Trotz alldem, unabhängig von der nachgewiesenen Unwissenheit des Präsidenten, wurde die Unterwanderung der Hooligans durch die ‘ndrangheta ganz und gar nicht dementiert. Im Urteil des Turiner Gerichts steht als Begründung für Dominellos Verurteilung, dass die ‘ndrangheta sich „faktisch in der Fangemeinschaft durchgesetzt hat und die Gruppen, die Juventus unterstützen, regelrecht kontrolliert“. Auf diese Art sicherte sie sich einen Großteil der Einnahmen aus dem Weiterverkauf der überteuerten Tickets. Dabei ist anzumerken, dass der Schwarzverkauf von Eintrittskarten in Italien derzeit als Ordnungswidrigkeit bestraft wird. In dieser Tatsache können wir einen der Gründe, weshalb sich die ‘ndrangheta für dieses Geschäft interessiert, feststellen.

Saverio Dominello, angeklagt wegen versuchten Mordes und Schwarzhandels mit Eintrittskarten in Folge der Unterwanderung der Hooligan-Gruppen der Juventus, ist  zu zwölf Jahren Haft verurteilt worden, sein Sohn zu sieben Jahren Haft. Fabio Germani dagegen, Präsident des Fanclubs „Italia Bianconera“, wurde freigesprochen. Er wurde 2016 festgenommen und galt als das verbindende Glied zwischen Dominello und Juventus; sein Anwalt betonte, dass die Freundschaft zwischen den beiden keine Unterstützung für die Tätigkeit der ‘ndrangheta bedeute.

Für den Richter Giacomo Marson bleibt es dennoch unwahrscheinlich, dass die Juventus nicht auf dem Laufenden der „wenig transparenten“ Handhabung der Tickets für die Hooligans gewesen sei.

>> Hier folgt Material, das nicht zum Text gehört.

template <int CP, int K, int NP, int NC>
__global__ __launch_bounds__(64 * (NP + NC), 2) void knn_pc_kernel(const float* __restrict__ x, int64_t ldx, int B, int N,
                                                                   int k, int32_t* __restrict__ idx, int force) {
  constexpr int RS = CP + 4;
  constexpr int HALF = CP / 2;
  constexpr int NTP = 64 * NP;
  constexpr int QB = 64 * NC;
  constexpr int QP = QB / NP;
  static_assert(QP == 32 || QP == 64, "a producer wave scores one or two 32-query column blocks");
  extern __shared__ __attribute__((aligned(16))) unsigned char smem[];
  float* s_tile = reinterpret_cast<float*>(smem);
  float* s_norm = s_tile + 3 * TJ * RS;
  float* s_score = s_norm + 4 * TJ;

  const int nq = (N + QB - 1) / QB;
  int b, qb;
  if ((B & 7) == 0) {
    const int grp = blockIdx.x / (8 * nq), rem = blockIdx.x % (8 * nq);
    b = grp * 8 + (rem & 7);
    qb = rem >> 3;
  } else {
    b = blockIdx.x / nq;
    qb = blockIdx.x % nq;
  }
  const float* xb = x + (int64_t)b * N * ldx;
  const int wave = (int)(threadIdx.x >> 6);
  const bool producer = wave < NP;
  const int lane = threadIdx.x & 63;
  const int wv = producer ? wave : wave - NP;
  const int ptid = (int)threadIdx.x;
  const int qj = lane & 31, h = lane >> 5;
  const int q0 = qb * QB;

  const int ntile = (N + TJ - 1) / TJ;
  auto tbuf = [&](int t) { return s_tile + (t % 3) * TJ * RS; };
  auto nbuf = [&](int t) { return s_norm + (t % 3) * TJ; };

  if (producer) {
    TileRegs<CP, NTP> tr;
    tile_load<CP, NTP>(tr, xb, ldx, N, 0, ptid);
    float bq0[HALF], bq1[HALF];
    {
      const int r0 = min(q0 + wv * QP + qj, N - 1), r1 = min(q0 + wv * QP + 32 + qj, N - 1);
      const float* p0 = xb + (int64_t)r0 * ldx;
      const float* p1 = xb + (int64_t)r1 * ldx;
      if constexpr (CP == 4) {
        const float x0 = p0[0], y0 = p0[1], z0 = p0[2], x1 = p1[0], y1 = p1[1], z1 = p1[2];
        bq0[0] = -2.f * (h ? y0 : x0); bq0[1] = h ? 0.f : -2.f * z0;
        bq1[0] = -2.f * (h ? y1 : x1); bq1[1] = h ? 0.f : -2.f * z1;
      } else {
#pragma unroll
        for (int g = 0; g < HALF / 4; ++g) {
          const float4 a = *reinterpret_cast<const float4*>(p0 + h * HALF + 4 * g);
          const float4 c = *reinterpret_cast<const float4*>(p1 + h * HALF + 4 * g);
          bq0[4 * g] = -2.f * a.x; bq0[4 * g + 1] = -2.f * a.y; bq0[4 * g + 2] = -2.f * a.z; bq0[4 * g + 3] = -2.f * a.w;
          bq1[4 * g] = -2.f * c.x; bq1[4 * g + 1] = -2.f * c.y; bq1[4 * g + 2] = -2.f * c.z; bq1[4 * g + 3] = -2.f * c.w;
        }
#pragma unroll
        for (int e = 0; e < HALF; e += 2) {
          const auto u = __builtin_amdgcn_permlane32_swap(__float_as_uint(bq0[e]), __float_as_uint(bq0[e + 1]), false, false);
          bq0[e] = __uint_as_float(u[0]); bq0[e + 1] = __uint_as_float(u[1]);
          const auto v = __builtin_amdgcn_permlane32_swap(__float_as_uint(bq1[e]), __float_as_uint(bq1[e + 1]), false, false);
          bq1[e] = __uint_as_float(v[0]); bq1[e + 1] = __uint_as_float(v[1]);
        }
      }
    }
    auto breg = [](int s2) constexpr { return CP == 4 ? s2 : (s2 < HALF / 2 ? 2 * s2 : 2 * (s2 - HALF / 2) + 1); };

    auto produce = [&](int t, int buf, auto&& mid) {
      const float* arow = tbuf(t) + qj * RS + h * HALF;
      f32x16 acc0, acc1;
#pragma unroll
      for (int r = 0; r < 16; ++r) { acc0[r] = 0.f; acc1[r] = 0.f; }
      if constexpr (CP == 4) {
        const float2 a2 = *reinterpret_cast<const float2*>(arow);
        acc0 = __builtin_amdgcn_mfma_f32_32x32x2f32(a2.x, bq0[0], acc0, 0, 0, 0);
        if constexpr (QP == 64) acc1 = __builtin_amdgcn_mfma_f32_32x32x2f32(a2.x, bq1[0], acc1, 0, 0, 0);
        acc0 = __builtin_amdgcn_mfma_f32_32x32x2f32(a2.y, bq0[1], acc0, 0, 0, 0);
        if constexpr (QP == 64) acc1 = __builtin_amdgcn_mfma_f32_32x32x2f32(a2.y, bq1[1], acc1, 0, 0, 0);
        mid();
      } else {
#pragma unroll
        for (int g = 0; g < HALF / 4; ++g) {
          if (g == HALF / 8) mid();
          const float4 a4 = *reinterpret_cast<const float4*>(arow + 4 * g);
          acc0 = __builtin_amdgcn_mfma_f32_32x32x2f32(a4.x, bq0[breg(4 * g + 0)], acc0, 0, 0, 0);
          if constexpr (QP == 64) acc1 = __builtin_amdgcn_mfma_f32_32x32x2f32(a4.x, bq1[breg(4 * g + 0)], acc1, 0, 0, 0);
          acc0 = __builtin_amdgcn_mfma_f32_32x32x2f32(a4.y, bq0[breg(4 * g + 1)], acc0, 0, 0, 0);
          if constexpr (QP == 64) acc1 = __builtin_amdgcn_mfma_f32_32x32x2f32(a4.y, bq1[breg(4 * g + 1)], acc1, 0, 0, 0);
          acc0 = __builtin_amdgcn_mfma_f32_32x32x2f32(a4.z, bq0[breg(4 * g + 2)], acc0, 0, 0, 0);
          if constexpr (QP == 64) acc1 = __builtin_amdgcn_mfma_f32_32x32x2f32(a4.z, bq1[breg(4 * g + 2)], acc1, 0, 0, 0);
          acc0 = __builtin_amdgcn_mfma_f32_32x32x2f32(a4.w, bq0[breg(4 * g + 3)], acc0, 0, 0, 0);
          if constexpr (QP == 64) acc1 = __builtin_amdgcn_mfma_f32_32x32x2f32(a4.w, bq1[breg(4 * g + 3)], acc1, 0, 0, 0);
        }
      }
      float* d0 = s_score + ((buf * QB + wv * QP) + qj) * SROW + 4 * h;
#pragma unroll
      for (int g = 0; g < 4; ++g)
        *reinterpret_cast<float4*>(d0 + 8 * g) = make_float4(acc0[4 * g], acc0[4 * g + 1], acc0[4 * g + 2], acc0[4 * g + 3]);
      if constexpr (QP == 64) {
        float* d1 = d0 + 32 * SROW;
#pragma unroll
        for (int g = 0; g < 4; ++g)
          *reinterpret_cast<float4*>(d1 + 8 * g) = make_float4(acc1[4 * g], acc1[4 * g + 1], acc1[4 * g + 2], acc1[4 * g + 3]);
      }
    };

    tile_store<CP, true, NTP>(tr, tbuf(0), nbuf(0), N, 0, ptid);
    if (ntile > 1) tile_load<CP, NTP>(tr, xb, ldx, N, TJ, ptid);
    __syncthreads();
    produce(0, 0, [] {});
    if (ntile > 1) tile_store<CP, true, NTP>(tr, tbuf(1), nbuf(1), N, TJ, ptid);
    if (ntile > 2) tile_load<CP, NTP>(tr, xb, ldx, N, 2 * TJ, ptid);
    __syncthreads();
    for (int t = 0; t < ntile; ++t) {
      auto stage = [&] {
        if (t + 2 < ntile) tile_store<CP, true, NTP>(tr, tbuf(t + 2), nbuf(t + 2), N, (t + 2) * TJ, ptid);
        if (t + 3 < ntile) tile_load<CP, NTP>(tr, xb, ldx, N, (t + 3) * TJ, ptid);
      };
      if (t + 1 < ntile) produce(t + 1, (t + 1) & 1, [] {});
      stage();
      __syncthreads();
    }
  } else {
    __builtin_amdgcn_s_setprio(1);
    const float ni = exact_norm<CP>(xb + (int64_t)min(q0 + wv * 64 + lane, N - 1) * ldx);

    constexpr int KP = K + 2;
    constexpr int EMPTY = 0x7fffffff;
    int L[KP];
#pragma unroll
    for (int t = 0; t < KP; ++t) L[t] = EMPTY;
    const int q = q0 + wv * 64 + lane;
    const int idb = N > 1 ? 32 - __clz(N - 1) : 0;
    const int idm = (1 << idb) - 1, nidm = ~idm;
    const unsigned FXMAX = (1u << (31 - idb)) - 2u;
    float scale = 1.f, inv_scale = 1.f;
    float thr = -FLT_MAX;

    auto score = [&](float inner, float nj) { return __fsub_rn(__fsub_rn(-nj, inner), ni); };

    __syncthreads();
    __syncthreads();
    for (int t = 0; t < ntile; ++t) {
      const float* srow = s_score + (((t & 1) * QB + wv * 64) + lane) * SROW;
      const float* nrm = nbuf(t);
      unsigned int mask = 0u;
      if (t == 0) {
        float smin = INFINITY;
#pragma unroll
        for (int g = 0; g < 8; ++g) {
          const float4 s4 = *reinterpret_cast<const float4*>(srow + 4 * g);
          const float4 n4 = *reinterpret_cast<const float4*>(nrm + 4 * g);
          const float sx = score(s4.x, n4.x), sy = score(s4.y, n4.y), sz = score(s4.z, n4.z), sw = score(s4.w, n4.w);
          mask = mask + mask + (sx >= thr ? 1u : 0u);
          mask = mask + mask + (sy >= thr ? 1u : 0u);
          mask = mask + mask + (sz >= thr ? 1u : 0u);
          mask = mask + mask + (sw >= thr ? 1u : 0u);
          smin = fminf(smin, sx >= thr ? sx : INFINITY);
          smin = fminf(smin, sy >= thr ? sy : INFINITY);
          smin = fminf(smin, sz >= thr ? sz : INFINITY);
          smin = fminf(smin, sw >= thr ? sw : INFINITY);
        }
        float R = (smin < 0.f && smin > -FLT_MAX) ? -smin : 1.f;
        scale = (float)FXMAX / R;
        inv_scale = R / (float)FXMAX;
        if (!(scale < FLT_MAX) || !(inv_scale > 0.f)) { scale = 1.f; inv_scale = 1.f; }
      } else {
        const float thr2 = thr == -FLT_MAX ? -FLT_MAX : __fsub_rn(__fadd_rn(thr, ni), 2.4e-7f * (fabsf(thr) + fabsf(ni)));
        unsigned int rej = 0u;
#pragma unroll
        for (int g = 0; g < 8; ++g) {
          const float4 s4 = *reinterpret_cast<const float4*>(srow + 4 * g);
          const float4 n4 = *reinterpret_cast<const float4*>(nrm + 4 * g);
          const float wx = __fsub_rn(__fsub_rn(-n4.x, s4.x), thr2), wy = __fsub_rn(__fsub_rn(-n4.y, s4.y), thr2);
          const float wz = __fsub_rn(__fsub_rn(-n4.z, s4.z), thr2), ww = __fsub_rn(__fsub_rn(-n4.w, s4.w), thr2);
          rej = __builtin_amdgcn_alignbit(rej, __float_as_uint(wx), 31);
          rej = __builtin_amdgcn_alignbit(rej, __float_as_uint(wy), 31);
          rej = __builtin_amdgcn_alignbit(rej, __float_as_uint(wz), 31);
          rej = __builtin_amdgcn_alignbit(rej, __float_as_uint(ww), 31);
        }
        mask = ~rej;
      }
      const int pc = __popc(mask);
      unsigned long long cand = ~0ull;
      int nit = 0;
#pragma unroll
      for (int bit = 5; bit >= 0; --bit) {
        const unsigned long long m = __ballot((pc >> bit) & 1) & cand;
        if (m) {
          nit |= 1 << bit;
          cand = m;
        }
      }
      const unsigned srow_a = lds_addr(srow), nrm_a = lds_addr(nrm);
      float dotA, njA, dotB, njB;
      bool vA, vB;
      int cA, cB;
      auto fetch_issue = [&](float& dot, float& nj, bool& valid, int& c) {
        valid = mask != 0u;
        c = valid ? __builtin_clz(mask) : 0;
        mask &= ~(0x80000000u >> c);
        asm volatile("ds_read_b32 %0, %2\n\tds_read_b32 %1, %3" : "=&v"(dot), "=&v"(nj) : "v"(srow_a + 4u * c), "v"(nrm_a + 4u * c));
      };
      auto fetch_finish = [&](float& dot, float& nj, bool valid, int c, int& key_out) {
        asm volatile("s_waitcnt lgkmcnt(2)" : "+v"(dot), "+v"(nj));
        const unsigned fx = min(__float2uint_rz(-score(dot, nj) * scale), FXMAX);
        key_out = valid ? (int)((fx << idb) | (unsigned)(t * TJ + c)) : EMPTY;
      };
      int key_cur, key_nxt;
      fetch_issue(dotA, njA, vA, cA);
      fetch_issue(dotB, njB, vB, cB);
      fetch_finish(dotA, njA, vA, cA, key_cur);
      for (int it = 0; it < nit; it += 2) {
        fetch_issue(dotA, njA, vA, cA);
        insert_key_hi<KP>(L, key_cur);
        fetch_finish(dotB, njB, vB, cB, key_nxt);
        insert_key_lo<KP>(L, key_cur);
        if (it + 1 < nit) {
          fetch_issue(dotB, njB, vB, cB);
          insert_key_hi<KP>(L, key_nxt);
          fetch_finish(dotA, njA, vA, cA, key_cur);
          insert_key_lo<KP>(L, key_nxt);
        }
      }
      asm volatile("s_waitcnt lgkmcnt(0)" : "+v"(dotA), "+v"(njA), "+v"(dotB), "+v"(njB));
      const int lk = L[KP - 1];
      thr = lk == EMPTY ? -FLT_MAX : -((float)((lk >> idb) + 3) * inv_scale * 1.000002f);
      __syncthreads();
    }

    bool amb = false;
#pragma unroll
    for (int u = 0; u < K; ++u) amb |= ((L[u] ^ L[u + 1]) & nidm) == 0 && L[u] != EMPTY;
    bool rescan = amb && ((L[K - 1] ^ L[KP - 1]) & nidm) == 0 && L[KP - 1] != EMPTY;
    if (force >= 1) amb = true;
    if (force >= 2) rescan = true;
    if (q >= N) amb = rescan = false;
    int32_t* o = idx + ((int64_t)b * N + (q < N ? q : 0)) * k;
    if (q < N && !amb) {
#pragma unroll
      for (int t = 0; t < K; ++t)
        if (t < k) o[t] = L[t] == EMPTY ? q : (L[t] & idm);
    }
    if (__ballot(amb) != 0ull) {
      int* s_keys = reinterpret_cast<int*>(s_score + (0 * QB + wv * 64) * SROW);
      float* s_fv = s_score + (1 * QB + wv * 64) * SROW;
#pragma unroll
      for (int t = 0; t < KP; ++t) s_keys[lane * KP + t] = L[t];
      unsigned long long todo = __ballot(amb && !rescan);
      while (todo) {
        const int ql = __builtin_ctzll(todo);
        todo &= todo - 1;
        const int qi = q0 + wv * 64 + ql;
        const float niq = __shfl(ni, ql);
        const int key = lane < KP ? s_keys[ql * KP + lane] : EMPTY;
        const bool has = key != EMPTY;
        const int j = has ? (key & idm) : 0;
        const float* xq = xb + (int64_t)qi * ldx;
        const float* xj = xb + (int64_t)j * ldx;
        const float dj = exact_dot<CP>(xj, xq);
        const float nj = exact_norm<CP>(xj);
        const float sc = has ? __fsub_rn(__fsub_rn(-nj, __fmul_rn(-2.0f, dj)), niq) : -INFINITY;
        int rank = 0;
#pragma unroll
        for (int v = 0; v < KP; ++v) {
          const float sv = __int_as_float(__builtin_amdgcn_readlane(__float_as_int(sc), v));
          const int jv = __builtin_amdgcn_readlane(has ? j : 0x7fffffff, v);
          rank += (sv > sc || (sv == sc && jv < j)) ? 1 : 0;
        }
        const int nhas = __popcll(__ballot(has));
        int32_t* oq = idx + ((int64_t)b * N + qi) * k;
        if (has && rank < k) oq[rank] = j;
        if (lane < k && lane >= nhas) oq[lane] = qi;
      }
      if (rescan) {
        int* s_fid = s_keys;
        const float* xq = xb + (int64_t)q * ldx;
        for (int t = 0; t < K; ++t) { s_fv[t * 64 + lane] = -INFINITY; s_fid[t * 64 + lane] = q; }
        for (int j = 0; j < N; ++j) {
          const float* xj = xb + (int64_t)j * ldx;
          const float sc = __fsub_rn(__fsub_rn(-exact_norm<CP>(xj), __fmul_rn(-2.0f, exact_dot<CP>(xj, xq))), ni);
          if (sc > s_fv[(K - 1) * 64 + lane]) {
            int u = K - 1;
            while (u > 0 && sc > s_fv[(u - 1) * 64 + lane]) {
              s_fv[u * 64 + lane] = s_fv[(u - 1) * 64 + lane];
              s_fid[u * 64 + lane] = s_fid[(u - 1) * 64 + lane];
              --u;
            }
            s_fv[u * 64 + lane] = sc;
            s_fid[u * 64 + lane] = j;
          }
        }
        for (int t = 0; t < K; ++t)
          if (t < k) o[t] = s_fid[t * 64 + lane];
      }
    }
  }
}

Die Alarmglocken hätten 2014 läuten sollen, als ein Schweizer Fan Beschwerde einlegte, weil er 620 Euro für ein Ticket aus Dominellos Coupon-Topf gezahlt hatte, das allerdings nur 140 Euro wert ist.

Die ganze Verbindung zwischen der Fußballwelt und der organisierten Kriminalität wird durch die Verfahren gegen die „geschenkten Tickets“ des SSC Neapel  noch weniger transparent. Der Verein soll sie den Esposito-Brüdern geschenkt haben, drei Unternehmern aus Posillipo, die der Polizei aufgrund ihrer Verbindungen zur Camorra bekannt sind. In den letzten Monaten hat Bundesstaatsanwalt Giuseppe Pecoraro zahlreiche Clubmitglieder und Spieler angehört und den Kreis Anfang November mit der Anhörung des Präsidenten Aurelio de Laurentiis geschlossen. Es sieht so aus, als ob das Verfahren zu den Akten gelegt werden würde, weil ein Tatbestand fehlt. Eine zweite Ermittlungsspur geht, anders als im Fall Juventus, von der Unwissenheit de Laurentiis’ über die Straftaten aus  – stattdessen seien diesmal die Spieler selbst darin verwickelt.